2. A process as claimed in claim 1 wherein the film of polymeric material has a thickness in the range of from 0.1 to 10µm.
3. A process as claimed in claim 1 or claim 2 wherein the film of polymeric material has a film area density of from 0.1 to 10 mg/cm².
4. A process as claimed in any one of the preceding claims wherein the polymeric film comprises a film of a poly(acrylate), poly(methacrylate), poly(hydroxy-alkanoate), poly(carbonate), poly(ethyleneoxide), poly(propyleneoxide) block copolymer, poly(alpha-methylstyrene)hydroxypropyl cellulose, methylcellulose, hydroxypropyl methylcellulose, alginic acid or an associative thickener.

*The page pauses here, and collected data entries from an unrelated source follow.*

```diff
@@ -425,11 +430,15 @@
     const int w = __builtin_amdgcn_readfirstlane(tid >> 6);
     const int Ph = g.t.Ph, Pw = g.t.Pw;
     const int nbx = (Pw + TXW - 1) / TXW, nby = (Ph + ROWS - 1) / ROWS;
-    const int nslots = (int)(((nwin + 7) / 8) * 8);
-    const int item = d_xcd_work_item(blockIdx.x, nbx * nby * nslots);
-    const int bx = item % nbx, by = (item / nbx) % nby;
-    const int wl = d_xcd_unit(item / (nbx * nby), nwin);
-    if (wl >= nwin) return;
+    const int nbg = (nby + kb - 1) / kb, nunits = nwin * nbg;
+    const int nslots = (int)(((nunits + 7) / 8) * 8);
+    const int item = d_xcd_work_item(blockIdx.x, nbx * kb * nslots);
+    const int bx = item % nbx;
+    const int ui = d_xcd_unit(item / (nbx * kb), nunits);
+    if (ui >= nunits) return;
+    const int unit = order ? order[ui] : ui;
+    const int wl = unit / nbg, by = (unit - wl * nbg) * kb + (item / nbx) % kb;
+    if (by >= nby) return;
     int oy, ox, ey, ex;
     window_origin(g.t, g.tile0 + wl, oy, ox);
     window_extent(g, oy, ox, ey, ex);
@@ -958,8 +967,46 @@
     return p;
 }
 
+struct FbList { int kb; const int* order; };
+int fb_work_list(ma_ctx* ctx, const FbGeom& g, int nwin, int m, int reach, bool vertical, int nb, int bsize, FbList* out)
+{
+    if (!ctx->fb_xcd_bands) { out->kb = nb; out->order = nullptr; return MA_OK; }
+    const std::vector<int> key = {vertical ? 1 : 0, g.t.H, g.t.W, g.t.T, g.t.ov, g.tile0, nwin, m, reach, g.margin, nb, bsize};
+    auto it = ctx->fb_lists.find(key);
+    if (it == ctx->fb_lists.end()) {
+        const int per = vertical ? 5 : 1;
+        std::vector<int> len((size_t)nwin * per), cross((size_t)nwin * per), order;
+        for (int wl = 0; wl < nwin; wl++) {
+            int oy = 0, ox = 0;
+            if (g.t.T > 0) { const int ty = (g.tile0 + wl) / g.t.ntx, tx = (g.tile0 + wl) % g.t.ntx; oy = ty * g.t.T - g.t.ov; ox = tx * g.t.T - g.t.ov; }
+            const int vy = std::min(g.t.Ph, g.t.H - oy), vx = std::min(g.t.Pw, g.t.W - ox);
+            const int ey = std::min(g.t.Ph, vy + std::min(g.margin, g.t.Ph)), ex = std::min(g.t.Pw, vx + std::min(g.margin, g.t.Pw));
+            const FbRect r = vertical ? needed_rect_v(g.t, oy, ox, reach, m) : needed_rect_h(g.t, oy, ox, reach);
+            const int rows = std::max(0, std::min(ey, r.y1) - r.y0);
+            for (int k = 0; k < per; k++) {
+                len[(size_t)wl * per + k] = vertical ? std::max(0, std::min(ex, r.x1) - (r.x0 & ~(NEED_XALIGN - 1))) : rows;
+                cross[(size_t)wl * per + k] = vertical ? rows : std::max(0, std::min(ex, r.x1) - r.x0);
+            }
+        }
+        const int kb = ma_xcd_plan_units(nwin * per, len.data(), cross.data(), nb, bsize, &order);
+        if (ctx->fb_lists.size() >= 256) {
+            MA_HIP(hipStreamSynchronize(ctx->stream));
+            for (auto& kv : ctx->fb_lists) (void)hipFree(kv.second.second);
+            ctx->fb_lists.clear();
+        }
+        int* d = nullptr;
+        MA_HIP(hipMalloc((void**)&d, order.size() * sizeof(int)));
+        hipError_t e = hipMemcpy(d, order.data(), order.size() * sizeof(int), hipMemcpyHostToDevice);
+        if (e != hipSuccess) { (void)hipFree(d); MA_HIP(e); }
+        it = ctx->fb_lists.emplace(key, std::make_pair(kb, d)).first;
+    }
+    out->kb = it->second.first;
+    out->order = it->second.second;
+    return MA_OK;
+}
+
 template <bool FUSED>
-void run_iterations(ma_ctx* ctx, const FbGeom& g, const FbPlan& p, int nwin, int m, const float* taps, int iters,
+int run_iterations(ma_ctx* ctx, const FbGeom& g, const FbPlan& p, int nwin, int m, const float* taps, int iters,
                     float* flow_out)
 {
     float* ws = (float*)ctx->ws;
@@ -974,28 +1021,36 @@
         const int last = it == iters - 1;
         const int reach = (iters - 1 - it) * m;
         if (fast) {
+            const size_t lds_vs = (size_t)(BVS_NW * BV_R + 2 * m + 4 + 3 * (BV_R / 2) + 1) * 64 * sizeof(float);
+            const bool stream_v = m % (BV_R / 2) == 0 && lds_vs <= LDS_MAX;
+            FbList lv = {0, nullptr}, lh = {0, nullptr};
+            if (!stream_v) MA_TRY(fb_work_list(ctx, g, nwin, m, reach, true, (Pw + 63) / 64, 64, &lv));
+            MA_TRY(fb_work_list(ctx, g, nwin, m, reach, false, (Ph + BH_ROWS - 1) / BH_ROWS, BH_ROWS, &lh));
             {
                 MaProfScope ps(ctx, MA_K_BLUR_V, p.px_v[it]);
-                const size_t lds_vs = (size_t)(BVS_NW * BV_R + 2 * m + 4 + 3 * (BV_R / 2) + 1) * 64 * sizeof(float);
-                if (m % (BV_R / 2) == 0 && lds_vs <= LDS_MAX) {
+                if (stream_v) {
                     const long long items = (long long)((Pw + 63) / 64) * nwin * 5;
                     hipLaunchKernelGGL((fb_blur_v_stream<BV_R, BVS_NW, FUSED>), dim3((unsigned)items), dim3(64 * BVS_NW),
                                        lds_vs, ctx->stream, g, m, taps, ws, nwin * 5, reach);
                 } else {
-                    const long long items = (long long)((Pw + 63) / 64) * ((Ph + BV_NW * BV_R - 1) / (BV_NW * BV_R)) * ma_xcd_slots(nwin * 5);
+                    const int nbx = (Pw + 63) / 64;
+                    const long long items = (long long)lv.kb * ((Ph + BV_NW * BV_R - 1) / (BV_NW * BV_R)) *
+                                            ma_xcd_slots((long long)nwin * 5 * ((nbx + lv.kb - 1) / lv.kb));
                     hipLaunchKernelGGL((fb_blur_v<BV_R, BV_NW, FUSED>), dim3(ma_xcd_grid(items)), dim3(64 * BV_NW), lds_v,
-                                       ctx->stream, g, m, taps, ws, nwin * 5, reach);
+                                       ctx->stream, g, m, taps, ws, nwin * 5, reach, lv.kb, lv.order);
                 }
             }
             {
                 MaProfScope ps(ctx, MA_K_BLUR_H_SOLVE, p.px_h[it]);
-                const long long items = (long long)((Pw + BH_TXW - 1) / BH_TXW) * ((Ph + BH_ROWS - 1) / BH_ROWS) * ma_xcd_slots(nwin);
+                const int nby = (Ph + BH_ROWS - 1) / BH_ROWS;
+                const long long items = (long long)((Pw + BH_TXW - 1) / BH_TXW) * lh.kb *
+                                        ma_xcd_slots((long long)nwin * ((nby + lh.kb - 1) / lh.kb));
 #define MA_BLUR_H(QQ)                                                                                               \
     do {                                                                                                            \
         if (last) hipLaunchKernelGGL((fb_blur_h_solve<BH_R, BH_NW, FUSED, QQ, true, BH_ROWS>), dim3(ma_xcd_grid(items)),     \
-                                     dim3(64 * BH_NW), lds_h, ctx->stream, g, m, taps, ws, flow_out, nwin, reach);  \
+                                     dim3(64 * BH_NW), lds_h, ctx->stream, g, m, taps, ws, flow_out, nwin, reach, lh.kb, lh.order);  \
         else hipLaunchKernelGGL((fb_blur_h_solve<BH_R, BH_NW, FUSED, QQ, false, BH_ROWS>), dim3(ma_xcd_grid(items)),         \
-                                dim3(64 * BH_NW), lds_h, ctx->stream, g, m, taps, ws, flow_out, nwin, reach);       \
+                                dim3(64 * BH_NW), lds_h, ctx->stream, g, m, taps, ws, flow_out, nwin, reach, lh.kb, lh.order);       \
     } while (0)
                 if (colsh <= 192) MA_BLUR_H(3);
                 else if (colsh <= 256) MA_BLUR_H(4);
@@ -1016,6 +1071,7 @@
             }
         }
     }
+    return MA_OK;
 }
 
 template <typename T, bool FUSED>
@@ -1029,7 +1085,7 @@
         dim3 grid((g.t.Pw + K1_TX - 1) / K1_TX, (g.t.Ph + K1_TY - 1) / K1_TY, nwin);
         hipLaunchKernelGGL((fb_polyexp_m0<T>), grid, dim3(K1_THREADS), 0, ctx->stream, prev, next, g, pc, ws);
     }
-    run_iterations<FUSED>(ctx, g, p, nwin, m, taps, iters, flow_out);
+    MA_TRY(run_iterations<FUSED>(ctx, g, p, nwin, m, taps, iters, flow_out));
     MA_HIP(hipGetLastError());
     return MA_OK;
 }
@@ -1212,7 +1268,7 @@
             MaProfScope ps(ctx, MA_K_FB_UPDATE_MATRICES, px);
             hipLaunchKernelGGL(fb_update_matrices, dim3((l.w + 255) / 256, gy), dim3(256), 0, ctx->stream, g, flow_out, ws);
         }
-        run_iterations<FUSED>(ctx, g, p, 1, m, taps, iters, k == 0 ? flow_out : flow_lv);
+        MA_TRY(run_iterations<FUSED>(ctx, g, p, 1, m, taps, iters, k == 0 ? flow_out : flow_lv));
         MA_HIP(hipGetLastError());
     }
     return MA_OK;
@@ -1267,7 +1323,56 @@
     return (size_t)Ph * ma_align_up((size_t)Pw, 64) * PL_COUNT * sizeof(float);
 }
 
+int ma_xcd_plan_units(int np, const int* len, const int* cross, int nb, int bsize, std::vector<int>* order)
+{
+    std::vector<long long> wt;
+    std::vector<int> idx, best;
+    int best_k = nb;
+    long long best_max = -1;
+    for (int ng = 1, prev_k = 0; ng <= nb; ng++) {
+        const int k = (nb + ng - 1) / ng;
+        if (k == prev_k) continue;
+        prev_k = k;
+        const int nbg = (nb + k - 1) / k;
+        const size_t nu = (size_t)np * nbg;
+        wt.resize(nu);
+        long long total = 0;
+        for (int p = 0; p < np; p++)
+            for (int gi = 0; gi < nbg; gi++) {
+                const long long px = std::min<long long>(std::max<long long>((long long)len[p] - (long long)gi * k * bsize, 0),
+                                                         (long long)k * bsize);
+                total += wt[(size_t)p * nbg + gi] = px * cross[p];
+            }
+        idx.resize(nu);
+        for (size_t u = 0; u < nu; u++) idx[u] = (int)u;
+        std::stable_sort(idx.begin(), idx.end(), [&](int a, int b) { return wt[a] > wt[b]; });
+        long long load[8] = {0, 0, 0, 0, 0, 0, 0, 0}, mx = 0;
+        for (size_t i = 0; i < nu; i++) load[i & 7] += wt[idx[i]];
+        for (int x = 0; x < 8; x++) mx = std::max(mx, load[x]);
+        const bool balanced = (double)mx * 8 <= (double)total * (1.0 + MA_XCD_TOLERANCE);
+        if (best_max < 0 || mx < best_max || balanced) { best_max = mx; best_k = k; best.swap(idx); }
+        if (balanced) break;
+    }
+    order->swap(best);
+    return best_k;
+}
+
 extern "C" {
+
+int ma_xcd_plan(int n_parents, const int* len, const int* cross, int n_blocks, int block_px, int* blocks_per_unit, int* order,
+                int capacity, int* n_units)
+{
+    MA_REQUIRE(len && cross && blocks_per_unit && order && n_units, "NULL argument");
+    MA_REQUIRE(n_parents >= 1 && n_blocks >= 1 && block_px >= 1, "counts must be positive");
+    MA_REQUIRE((long long)n_parents * n_blocks <= capacity, "order holds fewer than n_parents * n_blocks ints");
+    for (int p = 0; p < n_parents; p++)
+        MA_REQUIRE(len[p] >= 0 && len[p] <= (long long)n_blocks * block_px && cross[p] >= 0, "len / cross out of range");
+    std::vector<int> o;
+    *blocks_per_unit = ma_xcd_plan_units(n_parents, len, cross, n_blocks, block_px, &o);
+    *n_units = (int)o.size();
+    std::copy(o.begin(), o.end(), order);
+    return MA_OK;
+}
 
 int ma_farneback_tiled(ma_ctx* ctx, const void* prev, const void* next, int dtype, int H, int W, int tile,
                        int overlap, int winsize, int iterations, int poly_n, double poly_sigma, int flags,
diff --git a/microaligner_amd/csrc/ma_api.hip b/microaligner_amd/csrc/ma_api.hip
--- a/microaligner_amd/csrc/ma_api.hip
+++ b/microaligner_amd/csrc/ma_api.hip
@@ -91,6 +91,7 @@
     for (auto& kv : ctx->pool_live) (void)hipFree(kv.first);
     if (ctx->ws) (void)hipFree(ctx->ws);
     if (ctx->dconst) (void)hipFree(ctx->dconst);
+    for (auto& kv : ctx->fb_lists) (void)hipFree(kv.second.second);
     if (ctx->pinned) (void)hipHostFree(ctx->pinned);
     if (ctx->dog_sticky_buf) (void)hipFree(ctx->dog_sticky_buf);
     if (ctx->round_flags) (void)hipHostFree(ctx->round_flags);
@@ -130,6 +131,9 @@
         MA_REQUIRE(value > 0, "band size must be positive");
         ctx->warp_band_bytes = (size_t)value;
         return MA_OK;
+    case MA_OPT_FB_XCD_BANDS:
+        ctx->fb_xcd_bands = value != 0;
+        return MA_OK;
     default:
         ma_set_error("invalid argument: unknown option %d", option);
         return MA_EINVAL;
@@ -143,6 +147,7 @@
     case MA_OPT_COMPANION_STREAM: *value = ctx->companion ? 1 : 0; return MA_OK;
     case MA_OPT_WORKSPACE_LIMIT: *value = (long long)ctx->ws_limit; return MA_OK;
     case MA_OPT_WARP_BAND_BYTES: *value = (long long)ctx->warp_band_bytes; return MA_OK;
+    case MA_OPT_FB_XCD_BANDS: *value = ctx->fb_xcd_bands ? 1 : 0; return MA_OK;
     default:
         ma_set_error("invalid argument: unknown option %d", option);
         return MA_EINVAL;
diff --git a/microaligner_amd/csrc/ma_internal.h b/microaligner_amd/csrc/ma_internal.h
--- a/microaligner_amd/csrc/ma_internal.h
+++ b/microaligner_amd/csrc/ma_internal.h
@@ -67,6 +67,8 @@
     std::mutex stage_mu[3][2];
     bool companion = true;
     size_t warp_band_bytes = (size_t)32 << 20;
+    bool fb_xcd_bands = true;
+    std::map<std::vector<int>, std::pair<int, int*>> fb_lists;
     int* dog_sticky = nullptr;
     int* dog_sticky_buf = nullptr;
     int* round_flags = nullptr;
@@ -354,6 +356,9 @@
 }
 static inline long long ma_xcd_slots(long long n_units) { return ((n_units + 7) / 8) * 8; }
 
+constexpr double MA_XCD_TOLERANCE = 0.03;
+int ma_xcd_plan_units(int np, const int* len, const int* cross, int nb, int bsize, std::vector<int>* order);
+
 struct MaTiling {
     int H, W;
     int T, ov;
diff --git a/microaligner_amd/device.py b/microaligner_amd/device.py
--- a/microaligner_amd/device.py
+++ b/microaligner_amd/device.py
@@ -382,6 +382,14 @@
     def companion_stream(self, on):
         self.set_option(L.MA_OPT_COMPANION_STREAM, 1 if on else 0)
 
+    @property
+    def fb_xcd_bands(self):
+        return bool(self.get_option(L.MA_OPT_FB_XCD_BANDS))
+
+    @fb_xcd_bands.setter
+    def fb_xcd_bands(self, on):
+        self.set_option(L.MA_OPT_FB_XCD_BANDS, 1 if on else 0)
+
     def engine_upload(self, dst, arr, engine=L.MA_ENGINE_H2D):
         if arr.nbytes != dst.nbytes or not arr.flags.c_contiguous:
             raise ValueError("engine_upload needs a C-contiguous host array of the device array's size")
@@ -483,7 +491,8 @@
             out[name] = {"ms": ms.value, "launches": n.value, "px": px.value}
         return out
 
-    def farneback(self, prev, nxt, winsize, iterations, tile=0, overlap=0, poly_n=1, poly_sigma=1.7, fused=False, levels=0):
+    def farneback(self, prev, nxt, winsize, iterations, tile=0, overlap=0, poly_n=1, poly_sigma=1.7, fused=False, levels=0,
+                  out=None):
         if prev.shape != nxt.shape or prev.ndim != 2:
             raise ValueError("prev/next must be 2-D arrays of the same shape")
         if levels > 0 and tile > 0:
@@ -491,7 +500,9 @@
         if prev.dtype != nxt.dtype:
             prev, nxt = self.to_f32(prev), self.to_f32(nxt)
         H, W = prev.shape
-        flow = self.empty((H, W, 2), np.float32)
+        if out is not None and (out.shape != (H, W, 2) or out.dtype != np.float32):
+            raise ValueError("out must be an (H, W, 2) float32 array")
+        flow = out if out is not None else self.empty((H, W, 2), np.float32)
         if levels > 0:
             self._run(self.lib.ma_farneback_levels, prev.ptr, nxt.ptr, _dt(prev.dtype), H, W, int(levels), 0.5,
                       int(winsize), int(iterations), int(poly_n), float(poly_sigma),
```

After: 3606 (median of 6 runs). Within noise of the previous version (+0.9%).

5. A process as claimed in claim 4 wherein the poly(hydroxyalkanoate) is a poly(3-hydroxybutyrate), a poly(3-hydroxyvalerate) or a copolymer of 3-hydroxybutyric acid and 3-hydroxyvaleric acid.
6. A process as claimed in any one of the preceding claims wherein the phosphor screen is pre-wetted before step (a) or (b).
7. A process as claimed in any one of the preceding claims wherein the metal which is deposited upon the film coated screen or upon the polymeric film is aluminium.
8. A process as claimed in claim 7 wherein the layer of aluminium is deposited by vacuum evaporation.
9. A process as claimed in claim 8 wherein the layer of aluminium has a thickness in the range of from 0.1 to 0.3µm.
10. A process as claimed in any one of the preceding claims wherein the decomposition and/or volatilisation of the polymeric film is effected at a temperature of below 350°C.
11. A process claimed in any one of the preceding claims wherein the heating of the composite in step (c) is effected during the sealing of the funnel of a cathode ray tube to the phosphor screen.
12. A process as claimed in claim 11 wherein the maximum temperature reached during the sealing step is about 450°C.
13. A phosphor screen which has been metallized by a process as claimed in any one of the preceding claims.
14. A cathode ray tube which includes at least one phosphor screen which has been metallized by a process as claimed in any one of claims 1 to 12.